Few risk factors have been established for brain tumors and confounding by known factors is unlikely to affect our results because few subjects had earlier radiotherapy or a family history of brain tumors and their exclusion did not affect the findings. Population admixture is a known potential confounding factor in a population-based association analysis [23] and therefore we included only Caucasians in the statistical analysis. We were able to conduct a population-based study with frequency matching for age, sex, and geographical region. Comprehensive population rosters were available as sources of controls, thus ensuring representative identification. Misclassification of the disease status was minimized by histological confirmation of diagnosis and misclassification of exposure by quality control of genotyping and a low failure rate.

In the present study, we used prospective case ascertainment with rapid enrolment of cases (in glioma cases, the median lag between the diagnosis and interview was two months in Denmark, less than one month in Finland, three months in Sweden, and four months in the UK).
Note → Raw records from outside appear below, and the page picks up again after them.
#define LOAD_A(buf_, mh_)                                                                        \
  _Pragma("unroll") for (int mt = 0; mt < MT; ++mt) {                                            \
    const char* ra_ = smem + (buf_) * BUF_BYTES + a_base + ((mh_) * MT + mt) * 16 * 128;         \
    afr[mt][0] = *(const bf16x8*)(ra_ + coff0);                                                  \
    afr[mt][1] = *(const bf16x8*)(ra_ + coff1);                                                  \
  }
#define LOAD_B(buf_, nh_)                                                                        \
  _Pragma("unroll") for (int nt = 0; nt < 2; ++nt) {                                             \
    const char* rb_ = smem + (buf_) * BUF_BYTES + b_base + ((nh_) * 2 + nt) * 16 * 128;          \
    bfr[nh_][nt][0] = *(const bf16x8*)(rb_ + coff0);                                             \
    bfr[nh_][nt][1] = *(const bf16x8*)(rb_ + coff1);                                             \
  }
#define END_LOAD()                                          \
  asm volatile("s_waitcnt lgkmcnt(0)" ::: "memory");        \
  __builtin_amdgcn_sched_barrier(0);                        \
  __builtin_amdgcn_s_barrier()
#define COMPUTE(mh_, nh_)                                                                               \
  __builtin_amdgcn_s_setprio(1);                                                                        \
  _Pragma("unroll") for (int ks = 0; ks < 2; ++ks)                                                      \
    _Pragma("unroll") for (int mt = 0; mt < MT; ++mt)                                                   \
      _Pragma("unroll") for (int nt = 0; nt < 2; ++nt)                                                  \
        acc[(mh_) * MT + mt][(nh_) * 2 + nt] = __builtin_amdgcn_mfma_f32_16x16x32_bf16(                 \
            bfr[nh_][nt][ks], afr[mt][ks], acc[(mh_) * MT + mt][(nh_) * 2 + nt], 0, 0, 0);              \
  __builtin_amdgcn_s_setprio(0)

  STAGE_PIECES(0, NP, 0, 0);
  if (nk > 1) {
    STAGE_SLOT(0, 1, BK);
    asm volatile("s_waitcnt vmcnt(2)" ::: "memory");
  } else {
    asm volatile("s_waitcnt vmcnt(0)" ::: "memory");
  }
  __builtin_amdgcn_s_barrier();
  if (grp == 1) __builtin_amdgcn_s_barrier();

  for (int t = 0; t < nk; ++t) {
    const int buf = t & 1;
    const bool more = t + 1 < nk;
    const bool more2 = t + 2 < nk;
    LOAD_A(buf, 0);
    LOAD_B(buf, 0);
    if (more) { STAGE_SLOT(1, buf ^ 1, (t + 1) * BK); }
    END_LOAD();
    COMPUTE(0, 0);
    __builtin_amdgcn_s_barrier();
    LOAD_B(buf, 1);
    if (more) { STAGE_SLOT(2, buf ^ 1, (t + 1) * BK); }
    END_LOAD();
    COMPUTE(0, 1);
    __builtin_amdgcn_s_barrier();
    LOAD_A(buf, 1);
    if (more) { STAGE_SLOT(3, buf ^ 1, (t + 1) * BK); }
    END_LOAD();
    COMPUTE(1, 1);
    __builtin_amdgcn_s_barrier();
    if (more2) { STAGE_SLOT(0, buf, (t + 2) * BK); }
    if (grp == 1) {
      if (more2) asm volatile("s_waitcnt vmcnt(2)" ::: "memory");
      else asm volatile("s_waitcnt vmcnt(0)" ::: "memory");
    }
    __builtin_amdgcn_s_barrier();
    COMPUTE(1, 0);
    if (grp == 0) {
      if (more2) asm volatile("s_waitcnt vmcnt(2)" ::: "memory");
      else asm volatile("s_waitcnt vmcnt(0)" ::: "memory");
    }
    __builtin_amdgcn_s_barrier();
  }
  if (grp == 0) __builtin_amdgcn_s_barrier();
#undef STAGE_PIECES
#undef STAGE_SLOT
#undef LOAD_A
#undef LOAD_B
#undef END_LOAD
#undef COMPUTE

  constexpr int EP_ROWB = 272;
  char* ep = smem + w * (64 * EP_ROWB);
  const int er = lane >> 4, ec = (lane & 15) * 4;
  const int ncol = n0 + wn * 64 + ec;
  f32x4 bias4 = f32x4{0.f, 0.f, 0.f, 0.f};
  if (p.bias && ncol < p.N) bias4 = *(const f32x4*)(p.bias + ncol);
  const bool col_ok = ncol < p.N;
  f32x4 rres[2][2 * MT];
#define ROWS_OF(m_, orow_, rrow_)                                             \
  int orow_ = (m_), rrow_ = (m_);                                             \
  if (p.row_group > 0) {                                                      \
    const int g_ = (m_) / p.row_group, in_ = (m_) - g_ * p.row_group;         \
    orow_ = g_ * p.out_group_rows + p.out_row_off + in_;                      \
    rrow_ = p.res_periodic ? in_ : orow_;                                     \
  }
#define ISSUE_RES(c_)                                                                                        \
  if (HAS_RES) {                                                                                             \
    _Pragma("unroll") for (int it = 0; it < 2 * MT; ++it) {                                                  \
      const int m_ = m0 + wm * WR + (c_) * (8 * MT) + it * 4 + er;                                           \
      ROWS_OF(m_, o_, r_);                                                                                   \
      (void)o_;                                                                                              \
      rres[(c_) & 1][it] = (m_ < p.M && col_ok) ? *(const f32x4*)(p.res + (size_t)r_ * p.ldr + ncol)        \
                                                : f32x4{0.f, 0.f, 0.f, 0.f};                                 \
    }                                                                                                        \
  }
  if (ACT == VITCAP_ACT_GELU_ERF && !OUT_F32 && !HAS_RES && !(EXTRAS && p.zout) && !(EXTRAS && p.aux) && p.row_group == 0 &&
      (p.N & 15) == 0 && (p.ldc & 7) == 0) {
    epilogue_direct<ACT, OUT_F32, HAS_RES, NI>(acc, p, m0 + wm * WR, n0 + wn * 64, lane);
    return;
  }
  if constexpr (!OUT_F32 && !HAS_RES) {
    if (p.row_group == 0 && (p.N & 7) == 0 && (p.ldc & 7) == 0 && (!(EXTRAS && p.zout) || (p.ldz & 7) == 0) && (!(EXTRAS && p.aux) || (p.ldaux & 7) == 0)) {
      const int wr = lane >> 3, wc = (lane & 7) * 8;
      const int ncw = n0 + wn * 64 + wc;
      const bool okc = ncw < p.N;
      f32x4 b_lo = f32x4{0.f, 0.f, 0.f, 0.f}, b_hi = b_lo;
      f32x4 cs_lo = f32x4{0.f, 0.f, 0.f, 0.f}, cs_hi = cs_lo;
      if (p.bias && ncw < p.N) {
        b_lo = *(const f32x4*)(p.bias + ncw);
        b_hi = *(const f32x4*)(p.bias + ncw + 4);
      }
#pragma unroll
      for (int hm = 0; hm < 2; ++hm) {
        uint4 axv[2 * MT];
        if (EXTRAS && p.aux) {
#pragma unroll
          for (int it = 0; it < 2 * MT; ++it) {
            const int m = m0 + wm * WR + hm * (16 * MT) + it * 8 + wr;
            axv[it] = (m < p.M && okc) ? *(const uint4*)(p.aux + (size_t)m * p.ldaux + ncw) : uint4{0u, 0u, 0u, 0u};
          }
        }
#pragma unroll
        for (int i = 0; i < MT; ++i)
#pragma unroll
          for (int j = 0; j < 4; ++j)
            *(f32x4*)(ep + (i * 16 + frow) * EP_ROWB + (j * 16 + fk * 4) * 4) = acc[hm * MT + i][j];
#pragma unroll
        for (int it = 0; it < 2 * MT; ++it) {
          const int rl = it * 8 + wr;
          f32x4 v0 = *(const f32x4*)(ep + rl * EP_ROWB + wc * 4);
          f32x4 v1 = *(const f32x4*)(ep + rl * EP_ROWB + wc * 4 + 16);
          const int m = m0 + wm * WR + hm * (16 * MT) + rl;
          const bool ok = m < p.M && okc;
          v0 += b_lo;
          v1 += b_hi;
          if (EXTRAS && p.aux) {
            const uint4 a = axv[it];
            v0 *= f32x4{__uint_as_float(a.x << 16), __uint_as_float(a.x & 0xffff0000u), __uint_as_float(a.y << 16),
                        __uint_as_float(a.y & 0xffff0000u)};
            v1 *= f32x4{__uint_as_float(a.z << 16), __uint_as_float(a.z & 0xffff0000u), __uint_as_float(a.w << 16),
                        __uint_as_float(a.w & 0xffff0000u)};
          }
          if (ACT == VITCAP_ACT_GELU_ERF) {
            if (EXTRAS && p.zout) {
              f32x4 d0, d1;
              v0 = gelu_erf4_grad(v0, d0);
              v1 = gelu_erf4_grad(v1, d1);
              if (ok) {
                uint4 zo;
                zo.x = pack2bf(d0[0], d0[1]);
                zo.y = pack2bf(d0[2], d0[3]);
                zo.z = pack2bf(d1[0], d1[1]);
                zo.w = pack2bf(d1[2], d1[3]);
                *(uint4*)(p.zout + (size_t)m * p.ldz + ncw) = zo;
              }
            } else {
              v0 = gelu_erf4(v0);
              v1 = gelu_erf4(v1);
            }
          }
          if (ok) {
            uint4 o;
            o.x = pack2bf(v0[0], v0[1]);
            o.y = pack2bf(v0[2], v0[3]);
            o.z = pack2bf(v1[0], v1[1]);
            o.w = pack2bf(v1[2], v1[3]);
            *(uint4*)((bf16_t*)p.C + (size_t)m * p.ldc + ncw) = o;
            if (EXTRAS && p.colsum) {
              cs_lo += f32x4{__uint_as_float(o.x << 16), __uint_as_float(o.x & 0xffff0000u), __uint_as_float(o.y << 16),
                             __uint_as_float(o.y & 0xffff0000u)};
              cs_hi += f32x4{__uint_as_float(o.z << 16), __uint_as_float(o.z & 0xffff0000u), __uint_as_float(o.w << 16),
                             __uint_as_float(o.w & 0xffff0000u)};
            }
          }
        }
      }
      if (EXTRAS && p.colsum) {
#pragma unroll
        for (int e = 0; e < 4; ++e) {
#pragma unroll
          for (int o = 8; o <= 32; o <<= 1) {
            cs_lo[e] += __shfl_xor(cs_lo[e], o, 64);
            cs_hi[e] += __shfl_xor(cs_hi[e], o, 64);
          }
        }
        if (wr == 0 && okc) {
#pragma unroll
          for (int e = 0; e < 4; ++e) {
            atomicAdd(p.colsum + ncw + e, cs_lo[e]);
            atomicAdd(p.colsum + ncw + 4 + e, cs_hi[e]);
          }
        }
      }
      return;
    }
  }
  const __amdgpu_buffer_rsrc_t ln_rc = vc_rsrc(LN ? (const char*)p.C + (size_t)m0 * p.ldc * 4 : nullptr, LN ? (long long)(p.M - m0) * p.ldc * 4 : 0);
  ISSUE_RES(0);
#pragma unroll
  for (int hm = 0; hm < 2; ++hm) {
#pragma unroll
    for (int i = 0; i < MT; ++i)
#pragma unroll
      for (int j = 0; j < 4; ++j)
        *(f32x4*)(ep + (i * 16 + frow) * EP_ROWB + (j * 16 + fk * 4) * 4) = acc[hm * MT + i][j];
#pragma unroll
    for (int ch = 0; ch < 2; ++ch) {
      const int c = hm * 2 + ch;
      if (c + 1 < 4) { ISSUE_RES(c + 1); }
#pragma unroll
      for (int it = 0; it < 2 * MT; ++it) {
        const int rl = ch * (8 * MT) + it * 4 + er;
        f32x4 v = *(const f32x4*)(ep + rl * EP_ROWB + ec * 4);
        const int m = m0 + wm * WR + hm * (16 * MT) + rl;
        const bool ok = m < p.M && col_ok;
        ROWS_OF(m, orow, rrow);
        (void)rrow;
        v += bias4;
        if (EXTRAS && p.aux && ok) {
          const bf16x4 za = *(const bf16x4*)(p.aux + (size_t)orow * p.ldaux + ncol);
          v *= f32x4{(float)za[0], (float)za[1], (float)za[2], (float)za[3]};
        }
        if (ACT == VITCAP_ACT_GELU_ERF) {
          if (EXTRAS && p.zout) {
            f32x4 d;
            v = gelu_erf4_grad(v, d);
            if (ok) {
              uint2 zo;
              zo.x = pack2bf(d[0], d[1]);
              zo.y = pack2bf(d[2], d[3]);
              *(uint2*)(p.zout + (size_t)orow * p.ldz + ncol) = zo;
            }
          } else {
            v = gelu_erf4(v);
          }
        }
        if (HAS_RES) v += rres[c & 1][it];
        if (ok) {
          if (OUT_F32) {
            if constexpr (LN) {
              __builtin_amdgcn_raw_buffer_store_b128(__builtin_bit_cast(vc_u32x4, v), ln_rc, (unsigned)((orow - m0) * p.ldc + ncol) * 4u, 0, 16);
            } else {
              *(f32x4*)((float*)p.C + (size_t)orow * p.ldc + ncol) = v;
            }
          } else {
            uint2 o;
            o.x = pack2bf(v[0], v[1]);
            o.y = pack2bf(v[2], v[3]);
            *(uint2*)((bf16_t*)p.C + (size_t)orow * p.ldc + ncol) = o;
          }
        }
      }
    }
  }
#undef ISSUE_RES
#undef ROWS_OF
  if constexpr (LN) {
    asm volatile("s_waitcnt vmcnt(0)" ::: "memory");
    __syncthreads();
    int* s_flag = (int*)smem;
    if (tid == 0) {
      const int old = __hip_atomic_fetch_add(p.ln_cnt + cidx, 1, __ATOMIC_RELAXED, __HIP_MEMORY_SCOPE_AGENT);
      const int last = old == p.tiles_n - 1;
      if (last) __hip_atomic_store(p.ln_cnt + cidx, 0, __ATOMIC_RELAXED, __HIP_MEMORY_SCOPE_AGENT);
      *s_flag = last;
    }
    __syncthreads();
    if (*s_flag == 0) return;
    if (!p.ln_out && !p.ln_out_f) return;
    if (tid == 0) __builtin_amdgcn_fence(__ATOMIC_ACQUIRE, "agent");
    __syncthreads();
    const int rows = p.M - m0 < 64 * MT ? p.M - m0 : 64 * MT;
    constexpr int RB = 8;
    for (int r0 = w * RB; r0 < rows; r0 += 8 * RB) {
      f32x4 v[RB][3];
#pragma unroll
      for (int j = 0; j < RB; ++j)
#pragma unroll
        for (int i = 0; i < 3; ++i)
          v[j][i] = __builtin_bit_cast(f32x4, __builtin_amdgcn_raw_buffer_load_b128(ln_rc, (unsigned)((r0 + j) * p.ldc + i * 256 + lane * 4) * 4u, 0, 0));
#pragma unroll
      for (int j = 0; j < RB; ++j) {
        const int row = m0 + r0 + j;
        if (r0 + j < rows)
          ln_row(v[j], p.ln_g, p.ln_b, p.ln_eps, lane, p.ln_out ? p.ln_out + (size_t)row * D768 : nullptr,
                 p.ln_out_f ? p.ln_out_f + (size_t)row * D768 : nullptr);
      }
    }
  }
}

A short lag between the diagnosis, ascertainment, and blood sample collection is especially important with malignant brain tumors with the rapid loss of cases due to poor outcome. A particular concern in studies of genetic factors is possible bias due to genes affecting prognosis, which may cause an imbalance if participants represent patients with favorable prognoses. Wrensch et al. [24] have demonstrated that glioma and glioblastoma survival was poorer with the XRCC1 Arg280His SNP, whereas it was not associated with the XRCC1 Arg399Gln SNP. However, the distribution of the XRCC1 Arg280His and Arg399Gln genotypes were not different between the cases and controls in the present study and thus it is not likely that the results were affected by differences in prognosis.

In addition, selection bias could have played a role since about 60–70% of the interviewed cases in Denmark, Sweden, and UK were genotyped in the present study. In addition, only a predetermined number of interviewed cases were genotyped in Finland. However, there were no obvious differences in the characteristics of those donating a blood sample from those who only responded to the study questionnaire. Selection bias could also have interfered with the Hardy-Weinberg equilibrium in the XRCC3 Thr241Met SNP among the control subjects. Therefore, the Danish study subjects causing this disequilibrium were excluded from our statistical analysis in order to remove this source of bias. However, an alternative analysis that included also the Danish group gave similar results.

In conclusion, a lack of overall effect, i.e., no association between any of the single polymorphisms or haplotypes and the risk of glioma, glioblastoma, or meningioma was observed in this study. However, this is the first study to demonstrate possible associations between combinations of XRCC1 and XRCC3 SNPs and the risk of brain tumors. Our results indicate that reduced DNA repair capacity may play a role in brain carcinogenesis when the function of both the XRCC1 and XRCC3 genes, which are involved in different DNA repair pathways, is reduced. Although the present study includes the largest series of glioma, glioblastoma, and meningioma cases with well-characterized diagnoses and homogenic ethnic composition described thus far, the results should be considered preliminary and validated in other similar studies.